As clients begin therapy, I hope they feel they are building a relationship with someone seeking to be kind, wise, and truth-telling. Not a perfect person. Definitely a fellow human with my own flaws. But someone who will seek to know them, be “for” them in the deepest ways, and be honest with them toward their healing. Therapy is not about giving you advise or telling you what to do. It’s about walking alongside your waking up and growing process.
In the middle, (and sometimes from the beginning!) therapy often feels hard. Wounds are exposed, painful stories emerge, anger pours out, embarrassing insecurities arise. Cleaning out the wound, admitting your part, resetting old habits take time and repetition and humility! It might even feel like you are moving backwards and you are not “getting better.” It might feel like a part of you is dying. Guess what?! It is!! Your Old Self! But there can be no resurrection without death. I join you in how ridiculously painful this can feel!
Types of Therapy I like to use with clients:
Each person who comes to therapy is a unique in their personality, needs, and goals. This is part of why I enjoy the work—it is such a creative process! As I get to know them, I’m looking for which approaches may best make sense of their challenges and help them move toward healing. I find certain lenses helpful ways to see.
In my first version of this website, I proceeded with a section each on several different types of therapy I utilize. Maybe I’ll put it back, but I don’t want to get anyone lost in the weeds, and I just don’t think that any particular tool is the main point. So let me be much more brief, and not at all complete:
I use tools that help me understand a person’s biology and emotions: Polyvagal theory and tools, Somatic tools, Interpersonal Neurobiology, and Psycho-education.
I use tools that help me understand a person’s patterns of relationships, and what relational change looks like, often derived from their family of origin: Attachment Theory, Family Systems Theory, Internal Family Systems, and the Enneagram
I use tools that help me address resolving the overwhelm of traumatic incidents: Internal Family Systems, Somatic tools, and Eye Movement Desensitization and Reprocessing (EMDR).

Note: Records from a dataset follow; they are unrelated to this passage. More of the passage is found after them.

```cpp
#ifdef CCLQR_PROFILE
    Prof prof;
    prof.start();
#endif
    int worst = 0;
    if (a.carry && a.status && c.valid()) {
        const NewtonStatus st = status_decode(a.status[inst]);
        worst = st.worst;
        if (st.bad) c.flags |= LinkC::BAD;
        if (st.dead) c.flags |= LinkC::DEAD;
    }
    typedef const __attribute__((address_space(4))) RolloutArgs* KernArgs;
    KernArgs ap = (KernArgs)__builtin_amdgcn_kernarg_segment_ptr();
    const int k0 = a.k0;
    int nsteps = a.steps;
    for (int kk = 0; kk < nsteps; kk++) {
        const int k = k0 + kk;
        asm volatile("" : "+s"(ap));
        LINK_FLAGS_FRESH(c);
        CtrlHotK C = ctrl_hot_of(CT);
        asm volatile("" : "+s"(C));
        const long long gi = c.valid() ? ginst : a.inst0;
        const int ne = 12 * nb;
        const int mu = C->mu;
        const CtrlRows rows = ctrl_step_rows(C, k, gi, nz, ne);
        const bool gate = rows.gate;
        const GlobalD Kp = global_table(C->K) + rows.K + t;
        const GlobalD Fp = C->Fd ? global_table(C->Fd) + rows.Fd : (GlobalD)0;
        double grav = M->g;
        unsigned long long zd_base = C->zd;
        asm volatile("" : "+s"(zd_base));
        double* const traj_out = ap->traj;
        if (traj_out) {
            if (c.live() && (KL == 1 || c.prim())) {
                LANE_INT_FRESH(plan);
                const int ub = plan >> 24;
#pragma unroll
                for (int i = 0; i < 7; i++) L[Y.Z + 13 * ub + i] = S.z[i];
#pragma unroll
                for (int i = 0; i < 6; i++) L[Y.Z + 13 * ub + 7 + i] = S.s[i];
            }
        }
        STAMP(PF_IO);
        double uj = 0.0;
        double zf[13], za[13];
#pragma unroll
        for (int i = 0; i < 7; i++) zf[i] = S.z[i];
#pragma unroll
        for (int i = 0; i < 6; i++) zf[7 + i] = S.s[i];
        from_prev<7>(zf, za);
        if (EXTRA) from_prev<6>(zf + 7, za + 7);
        if (!c.has_a()) {
#pragma unroll
            for (int i = 0; i < 13; i++) za[i] = (i == 3) ? 1.0 : 0.0;
// ... 9 lines not shown
#pragma unroll
                    for (int i = 0; i < 12; i++) L[Y.DZ + 12 * tl + i] = dz[i];
                }
                if (EXTRA && (C->flags & CtrlHot::FRIC) && c.has_fric()) uj = ck_friction(c, zf, za);
            }
        }
        WAVE_HANDOVER();
        if (gate) {
            constexpr int NE = GainRows<G, NBP>::NE;
            double unoise = 0.0;
            if (EXTRA == 3) {
                if (C->flags & CtrlHot::NOISE) unoise = C->noise_scale * philox_normal_dev(C->noise_key0, (unsigned long long)gi, k);
            } else if (EXTRA) {
                const double* noise = ap->noise;
                if ((C->flags & CtrlHot::NOISE) && c.valid() && noise) unoise = C->noise_scale * noise[(size_t)inst * ap->noise_stride + (k - 1)];
            }
            double dzv[NE];
            int tf = t;
            asm volatile("" : "+v"(tf));
#pragma unroll
            for (int q = 0; q < NE; q++) { const int e = tf + q * G; dzv[q] = (c.valid() && e < ne) ? L[Y.DZ + e] : 0.0; }
            feedback_inputs<G, NBP, EXTRA>(C, Kp, Fp, mu, ne, dzv, unoise, tc, uj);
        }
        STAMP(PF_CONTROL);
        asm volatile("" : "+v"(grav));
        if (traj_out) {
            if (c.valid()) {
                int kr = kk, nzr = nz;
                asm volatile("" : "+s"(kr), "+s"(nzr));
                double* dst = traj_out + ((size_t)inst * ap->steps + kr) * nzr;
                int e0 = t;
                asm volatile("" : "+v"(e0));
                for (int e = e0; e < nz; e += G) dst[e] = L[Y.Z + e];
            }
        }
        STAMP(PF_IO);
        if (EXTRA == 2 && (C->flags & CtrlHot::PID)) {
            if (c.live() && CT->pid_on[tl]) uj += ck_pid(c, zf, za, CT->pid_P[tl], CT->pid_I[tl], CT->pid_D[tl], CT->pid_goal[tl], dt, k == 1, pid_int, pid_last);
        }
        STAMP(PF_CONTROL);
        LINK_FLAGS_FRESH(c);
        {
            double F[3], tau[3], W6[6], cW6[6];
            ck_joint_wrench(c, uj, zf + 3, za + 3, F, tau, W6, W6 + 3);
            from_next<6>(W6, cW6);
            if (c.has_c()) {
#pragma unroll
                for (int i = 0; i < 3; i++) { F[i] += cW6[i]; tau[i] += cW6[3 + i]; }
            }
            double cTR[6];
            ck_step_invariants(c, zf, F, tau, dt, grav, cTR, cTR + 3);
            double gk[5], kXT[3][3], kPB[5][3], kPA[5][3], lam[5];
            joint_eval_sparse<true>(c, za, za + 3, zf, zf + 3, nullptr, nullptr, gk, kXT, kPB, kPA);
#pragma unroll
            for (int i = 0; i < 5; i++) lam[i] = L[Y.LAM + 5 * tl + i];
            if (c.live() && (KL == 1 || c.prim())) {
                gk_store(tl, Y, L, kXT, kPB, kPA);
#pragma unroll
                for (int i = 0; i < 6; i++) L[Y.D + 6 * tl + i] = cTR[i];
            }
            double own[6], par[6], cpar[6];
            jac_t_apply(c, kXT, kPB, kPA, lam, own, par);
            from_next<6>(par, cpar);
#pragma unroll
            for (int i = 0; i < 6; i++) S.cd[i] = 0.0;
            if (c.live() && (KL == 1 || c.prim())) {
#pragma unroll
                for (int i = 0; i < 6; i++) L[Y.C + 6 * tl + i] = own[i] + (c.has_c() ? cpar[i] : 0.0);
            }
        }
        WAVE_HANDOVER();

        STAMP(PF_FORCES);
        PCOUNT(PF_STEPS);
        const bool go = c.valid() && !c.dead();
        bool done = !go, failed = false;
        int its = 0;
        double normf0 = 0.0;
        LANE_INT_FRESH(plan);
        const int nchains = chain_plan_count(__builtin_amdgcn_readfirstlane(plan));
        bool need_jac = !done;
        for (int iter = 1; iter <= NEWTON_MAXIT; iter++) {
            if (__any(need_jac)) {
                const double nf = chain_eval<G, true, KL>(c, S, tl, Y, L, 0.0, c.live() && need_jac, need_jac, dt, Q PROF_PASS);
                if (iter == 1) normf0 = nf;
            }
            WAVE_HANDOVER();
            if (!__any(!done)) break;
            PCOUNT(PF_NEWTON_ITERS);
            const bool active = c.live() && !done;
            for (int ci = 0; ci < nchains; ci++) {
                const int pw = __builtin_amdgcn_readlane(plan, ci);
                const int cs = chain_plan_start(pw), cn = chain_plan_len(pw);
                constexpr int CRW = 4;
                constexpr bool CR = G == 32 && NBP <= 17;
                const bool cr = CR && cn >= CR_MIN_LINKS;
                if (CR && cr) {
                    CrLane<CRW> CK;
                    double tc[CrLane<CRW>::NS][5];
                    cr_setup<CRW>(CK, t, cs, cn, 1, Y, done);
                    CR_FLAGS_FRESH(CK);
                    cr_phase_a<CRW>(CK, L, tc);
                    CR_FLAGS_FRESH(CK);
                    cr_store_a<CRW>(CK, L, tc);
                    WAVE_HANDOVER();
                    CR_FLAGS_FRESH(CK);
                    cr_phase_b<CRW>(CK, L, tc);
                    CR_FLAGS_FRESH(CK);
                    cr_store_b<CRW>(CK, L, tc);
                    WAVE_HANDOVER();
                }
                STAMP(PF_SCHUR_W);
                const TriPlanB PB = cr ? tri_plan_balanced(cs, (cn + 1) / 2, 2) : tri_plan_balanced(cs, cn, 1, G >= 16 ? 2 : 1);
                const TriPlan& P = PB.P;
                TriCur K = tri_cursor(t, PB, Y);
                if (done) K.n = 0;
                if constexpr (G >= 16) {
                    double tg[5] = {0.0, 0.0, 0.0, 0.0, 0.0}, dlm[5];
                    for (int i = 0; i < P.steps; i++) {
                        double zy[5];
                        int otg = 0, oout = 0;
                        int left = P.steps - 1 - i;
                        LANE_INT_FRESH(left);
                        if (tri_step(K, i, L, tg, zy, &otg, &oout)) tri_step_store_fold(L, otg, oout, tg, zy, left == 0);
                        WAVE_HANDOVER();
                    }
                    STAMP(PF_TRI_FWD);
                    TriBack0 B0;
                    ck_tri_mid_regs(t, done, PB, K, Y, L, tg, dlm, B0);
                    ck_tri_back0_store(B0, t, Y, L, dlm);
                    WAVE_HANDOVER();
                    for (int j = 1; j < P.steps; j++) {
                        if (!done) ck_tri_back(t, j, PB, Y, L);
                        WAVE_HANDOVER();
                    }
                    if (!done && t == 0) {
#pragma unroll
                        for (int i = 0; i < 5; i++) L[Y.DL + 5 * P.mid + i] = dlm[i];
                    }
                    WAVE_HANDOVER();
                } else {
                    for (int i = 0; i < P.steps; i++) {
                        double tg[5], zy[5];
                        int otg = 0, oout = 0;
                        if (tri_step(K, i, L, tg, zy, &otg, &oout)) tri_step_store(L, otg, oout, tg, zy);
                        WAVE_HANDOVER();
                    }
                    STAMP(PF_TRI_FWD);
                    if (!done) ck_tri_mid<false>(t, PB, Y, L);
                    WAVE_HANDOVER();
                    for (int j = 0; j < P.steps; j++) {
                        if (!done) ck_tri_back(t, j, PB, Y, L);
                        WAVE_HANDOVER();
                    }
                }
                if (CR && cr) {
                    cr_back<CRW>(t, cs, cn, 1, Y, L, done);
                    WAVE_HANDOVER();
                }
                STAMP(PF_TRI_BWD);
            }
            double nd;
            LINK_FLAGS_FRESH(c);
            {
                double own[6], par[6], cpar[6], dl[5], pdn = 0.0;
#pragma unroll
                for (int r = 0; r < 5; r++) dl[r] = L[Y.DL + 5 * tl + r];
                gk_t_apply<true>(c, tl, Y, L, dl, own, par);
                from_next<6>(par, cpar);
                if (active) {
                    double DINV[9];
#pragma unroll
                    for (int i = 0; i < 9; i++) DINV[i] = L[Y.DINV + 9 * tl + i];
#pragma unroll
                    for (int i = 0; i < 6; i++) S.cd[i] = own[i] + (c.has_c() ? cpar[i] : 0.0);
                    ck_body_solve(c, S.d, S.cd, DINV, S.ds);
#pragma unroll
                    for (int i = 0; i < 6; i++) pdn += S.ds[i] * S.ds[i];
#pragma unroll
                    for (int i = 0; i < 5; i++) pdn += dl[i] * dl[i];
                    if (KL > 1 && !c.prim()) pdn = 0.0;
                }
                nd = sqrt(group_sum<G>(pdn));
            }
            WAVE_HANDOVER();
            STAMP(PF_BODY_SOLVE);
            double alpha = 1.0, normf1 = 0.0;
            const bool want_rows = !done && !(normf0 < NEWTON_EPS && nd < NEWTON_EPS);
            bool ls_done = done, jac_ok = __any(want_rows);
            {
                const double nf = chain_eval<G, true, KL>(c, S, tl, Y, L, 1.0, active, want_rows, dt, Q PROF_PASS);
                if (!ls_done) {
                    normf1 = nf;
                    if (!(normf1 > normf0)) ls_done = true;
                }
            }
            if (G == 32) {
                for (int lv = 1; lv <= LINE_MAXIT;) {
                    if (!__any(!ls_done)) break;
                    const bool mine = !ls_done;
                    const bool other = __shfl_xor(mine ? 1 : 0, 32, 64) != 0;
                    const bool solo = ap->plants != nullptr;
                    const bool helping = !mine && other && !solo;
                    TrialIn T;
#pragma unroll
                    for (int i = 0; i < 7; i++) T.z[i] = S.z[i];
#pragma unroll
                    for (int i = 0; i < 6; i++) { T.s[i] = S.s[i]; T.ds[i] = S.ds[i]; T.cd[i] = S.cd[i]; }
                    if (mine != other) {
#pragma unroll
                        for (int i = 0; i < 7; i++) { const double o = other_half(S.z[i]); T.z[i] = helping ? o : T.z[i]; }
#pragma unroll
                        for (int i = 0; i < 6; i++) {
                            const double o1 = other_half(S.s[i]), o2 = other_half(S.ds[i]), o3 = other_half(S.cd[i]);
                            T.s[i] = helping ? o1 : T.s[i]; T.ds[i] = helping ? o2 : T.ds[i]; T.cd[i] = helping ? o3 : T.cd[i];
                        }
                    }
                    const double* Lc = helping ? lds + (1 - grp) * Y.total : L;
                    const int l0 = helping ? lv + 2 : lv;
                    double n1, n2;
                    chain_eval2<G, KL>(c, T, Lc, tl, Y, ldexp(1.0, -l0), ldexp(1.0, -(l0 + 1)), c.on() && (mine || helping) && l0 <= LINE_MAXIT, dt, n1, n2);
                    PCOUNT(PF_EVALS);
                    const double h1 = other_half(n1), h2 = other_half(n2);
                    if (mine) {
                        const double cand[4] = {n1, n2, h1, h2};
#pragma unroll
                        for (int i = 0; i < 4; i++) {
                            const int l = lv + i;
                            if (!ls_done && l <= LINE_MAXIT && (i < 2 || !(other || solo))) {
                                normf1 = cand[i]; alpha = ldexp(1.0, -l); jac_ok = false;
                                if (!(cand[i] > normf0) || l == LINE_MAXIT) ls_done = true;
                            }
                        }
                    }
                    lv += (solo || (mine && other)) ? 2 : 4;
                }
            } else {
                constexpr int NG = 64 / G;
                for (int lv = 1; lv <= LINE_MAXIT;) {
                    if (!__any(!ls_done)) break;
                    const bool mine = !ls_done;
                    const unsigned long long heads = __ballot(mine && t == 0);
                    const bool solo = ap->plants != nullptr;
                    const int count = solo ? NG : __builtin_popcountll(heads);
                    const int per = NG / count;
                    const int kq = grp % count, off = grp / count;
                    unsigned long long hm = heads;
                    for (int i = 0; i < kq; i++) hm &= hm - 1;
                    const int src = solo ? grp : __builtin_ctzll(hm) / G;
                    int myrank = 0;
                    for (int g2 = 0; g2 < NG; g2++) myrank += (g2 < grp && ((heads >> (g2 * G)) & 1ull)) ? 1 : 0;
                    const int l0 = lv + off;
                    const bool work = off < per && l0 <= LINE_MAXIT;
                    const int fa = (src * G + t) * 4;
                    TrialIn T;
#pragma unroll
                    for (int i = 0; i < 7; i++) T.z[i] = S.z[i];
#pragma unroll
                    for (int i = 0; i < 6; i++) { T.s[i] = S.s[i]; T.ds[i] = S.ds[i]; T.cd[i] = S.cd[i]; }
                    if (count < NG) {
#pragma unroll
                        for (int i = 0; i < 7; i++) T.z[i] = lane_fetch(S.z[i], fa);
#pragma unroll
                        for (int i = 0; i < 6; i++) { T.s[i] = lane_fetch(S.s[i], fa); T.ds[i] = lane_fetch(S.ds[i], fa); T.cd[i] = lane_fetch(S.cd[i], fa); }
                    }
                    const double nf = chain_eval1<G, KL>(c, T, lds + src * Y.total, tl, Y, ldexp(1.0, -l0), c.on() && work, dt);
                    PCOUNT(PF_EVALS);
                    if (count == NG) {
                        if (mine) {
                            normf1 = nf; alpha = ldexp(1.0, -lv); jac_ok = false;
                            if (!(nf > normf0) || lv == LINE_MAXIT) ls_done = true;
                        }
                    } else {
#pragma unroll
// ... 137 lines not shown
```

Again, all of these are just tools. They help name Old stuff, make sense of what is going on inside and in our relationships, and give a vision toward healing. None of them are magic wants or guarantee healing. Feel free to ask questions if you have them!
Final words on therapy…
Now I’m going to say something kinda woo-woo, are you ready?

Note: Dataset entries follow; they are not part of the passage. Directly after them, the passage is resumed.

int mbar_b200_create(mbar_b200_ctx** out, int device, int32_t K, int64_t N_local, const double* N_k) {
    MBAR_REQUIRE(out && N_k, MBAR_B200_ERR_INVALID, "NULL argument");
    *out = nullptr;
    MBAR_REQUIRE(K >= 1 && K <= MBAR_B200_MAX_STATES, MBAR_B200_ERR_INVALID, "K=%d outside [1, %d]", K,
                 MBAR_B200_MAX_STATES);
    MBAR_REQUIRE(N_local >= 1, MBAR_B200_ERR_INVALID, "N_local=%lld must be >= 1", (long long)N_local);
    cudaDeviceProp prop;
    MBAR_TRY(open_device(device, &prop));
    mbar_b200_ctx* c = new mbar_b200_ctx();
    c->device = device;
    c->K = K;
    c->N = N_local;
    c->nTiles = (N_local + TILE_N - 1) / TILE_N;
    c->smCount = prop.multiProcessorCount;
    c->h_Nk.assign(N_k, N_k + K);
    c->h_logNk.resize(K);
    c->h_logNkEff.resize(K);
    std::vector<unsigned long long> mask((K + 63) / 64, 0ull);
    for (int k = 0; k < K; ++k) {
        if (!(N_k[k] >= 0.0)) {
            delete c;
            set_error("N_k[%d]=%g is negative or NaN", k, N_k[k]);
            return MBAR_B200_ERR_INVALID;
        }
        c->N_total_states += N_k[k];
        if (N_k[k] > 0) {
            c->active.push_back(k);
            mask[k >> 6] |= 1ull << (k & 63);
            c->h_logNk[k] = std::log(N_k[k]);
            c->h_logNkEff[k] = c->h_logNk[k];
        } else {
            c->h_logNk[k] = -INFINITY;
            c->h_logNkEff[k] = LOG_EPS_UNSAMPLED;
        }
    }
    if (c->active.empty()) {
        delete c;
        set_error("all N_k are zero");
        return MBAR_B200_ERR_INVALID;
    }
    c->firstActive = c->active[0];

    const size_t uBytes = (size_t)c->nTiles * K * TILE_N * sizeof(double);
    const size_t nPad = (size_t)c->nTiles * TILE_N;
    const PassLayout lay{K};
#define ALLOC(p, bytes)                                                        \
    do {                                                                       \
        cudaError_t e = cudaMalloc((void**)&(p), (bytes));                     \
        if (e != cudaSuccess) {                                                \
            set_error("cudaMalloc(%zu bytes) failed: %s", (size_t)(bytes), cudaGetErrorString(e)); \
            mbar_b200_destroy(c);                                              \
            return MBAR_B200_ERR_NOMEM;                                        \
        }                                                                      \
    } while (0)
    c->uBytes = uBytes;
    if (pool_enabled()) {
        c->d_u = static_cast<double*>(pool_take(g_pool[device & 15].u, uBytes));
        if (c->d_u) c->uBytes = 0;
    }
    if (!c->d_u) ALLOC(c->d_u, uBytes);
    ALLOC(c->d_xshift, nPad * sizeof(double));
    ALLOC(c->d_c, DC_ROWS * (size_t)K * sizeof(double));
    ALLOC(c->d_Nk, (size_t)K * sizeof(double));
    ALLOC(c->d_NkEff, (size_t)K * sizeof(double));
    ALLOC(c->d_rowmask, mask.size() * sizeof(unsigned long long));
    ALLOC(c->d_zeromask, mask.size() * sizeof(unsigned long long));
    ALLOC(c->d_onesmask, mask.size() * sizeof(unsigned long long));
    ALLOC(c->d_partial, (size_t)MAX_GRID * (3 * (size_t)K + 2) * sizeof(double));
    ALLOC(c->d_out, (size_t)lay.size(true) * sizeof(double));
    ALLOC(c->d_ticket, 4 * sizeof(unsigned int));
    ALLOC(c->d_flag, 4 * sizeof(int));
    ALLOC(c->d_urowmin, 2 * (size_t)K * sizeof(int));
    ALLOC(c->d_urowfar, (size_t)K * sizeof(unsigned long long));
    c->h_urowmin.assign(K, 0.0);
    c->h_uclamp.assign(K, 0.0);
    c->h_ufar.assign(K, 0.0);
    ALLOC(c->d_f, (size_t)K * sizeof(double));
    ALLOC(c->d_scratch, (scratch_rendezvous(K) + 1024) * sizeof(double));
    ALLOC(c->d_loop, sizeof(mbar::LoopState));
    ALLOC(c->d_av, 8 * (size_t)K * sizeof(double));
    ALLOC(c->d_outM, 2 * (size_t)lay.size(false) * sizeof(double));
    ALLOC(c->d_A, (size_t)K * K * sizeof(double));
    ALLOC(c->d_active, (size_t)K * sizeof(int));
    ALLOC(c->d_seq, sizeof(unsigned long long));
#undef ALLOC
#define CREATE_CUDA(call)                                                                   \
    do {                                                                                    \
        cudaError_t e__ = (call);                                                           \
        if (e__ != cudaSuccess) {                                                           \
            set_error("%s failed at %s:%d: %s", #call, __FILE__, __LINE__,                  \
                      cudaGetErrorString(e__));                                             \
            mbar_b200_destroy(c);                                                           \
            return MBAR_B200_ERR_CUDA;                                                      \
        }                                                                                   \
    } while (0)
    CREATE_CUDA(cudaHostAlloc((void**)&c->h_loop, sizeof(mbar::LoopState), cudaHostAllocDefault));
    CREATE_CUDA(cudaMemset(c->d_loop, 0, sizeof(mbar::LoopState)));
    CREATE_CUDA(cudaMemset(c->d_seq, 0, sizeof(unsigned long long)));
    CREATE_CUDA(cudaMemcpy(c->d_active, c->active.data(), c->active.size() * sizeof(int), cudaMemcpyHostToDevice));
    CREATE_CUDA(cudaEventCreate(&c->evH0));
    CREATE_CUDA(cudaEventCreate(&c->evH1));
    CREATE_CUDA(cudaEventCreate(&c->evH2));
    CREATE_CUDA(cudaHostAlloc((void**)&c->h_out,
                              (size_t)std::max(lay.size(true), 2 * lay.size(false)) * sizeof(double),
                              cudaHostAllocDefault));
    CREATE_CUDA(cudaHostAlloc((void**)&c->h_f, HF_ROWS * (size_t)K * sizeof(double), cudaHostAllocDefault));
    CREATE_CUDA(cudaStreamCreateWithFlags(&c->stream, cudaStreamNonBlocking));
    CREATE_CUDA(cudaStreamCreateWithFlags(&c->copyStream, cudaStreamNonBlocking));
    CREATE_CUDA(cudaEventCreate(&c->evA));
    CREATE_CUDA(cudaEventCreate(&c->evB));
    CREATE_CUDA(cudaEventCreateWithFlags(&c->evCopy[0], cudaEventDisableTiming));
    CREATE_CUDA(cudaEventCreateWithFlags(&c->evCopy[1], cudaEventDisableTiming));
    CREATE_CUDA(cudaMemcpy(c->d_Nk, N_k, (size_t)K * sizeof(double), cudaMemcpyHostToDevice));
    {
        std::vector<double> eff(K);
        for (int k = 0; k < K; ++k) eff[k] = std::exp(c->h_logNkEff[k]);
        CREATE_CUDA(cudaMemcpy(c->d_NkEff, eff.data(), (size_t)K * sizeof(double), cudaMemcpyHostToDevice));
    }
    CREATE_CUDA(cudaMemcpy(c->d_rowmask, mask.data(), mask.size() * sizeof(unsigned long long),
                         cudaMemcpyHostToDevice));
    CREATE_CUDA(cudaMemset(c->d_zeromask, 0, mask.size() * sizeof(unsigned long long)));
    CREATE_CUDA(cudaMemset(c->d_onesmask, 0xff, mask.size() * sizeof(unsigned long long)));
    CREATE_CUDA(cudaMemset(c->d_ticket, 0, 4 * sizeof(unsigned int)));
    CREATE_CUDA(cudaMemset(c->d_flag, 0, 4 * sizeof(int)));
    CREATE_CUDA(cudaMemset(c->d_urowmin, 0, 2 * (size_t)K * sizeof(int)));
    CREATE_CUDA(cudaMemset(c->d_urowfar, 0, (size_t)K * sizeof(unsigned long long)));
#undef CREATE_CUDA
    *out = c;
    return MBAR_B200_OK;
}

My best resource is not a technique. It’s about learning to offer a present, being-freed-Me, to be with another person. A me that is listening to the Spirit of Love while I sit with another person and learning to give that away. It’s about learning to shine the Light in dark places and not be afraid when it snarls back at me. The tools are helpful for seeing stuff, but it’s the Love that holds the POWER to destroy the darkness and heal a broken heart. Does it give you chills? Kinda makes me want to wail, and sing.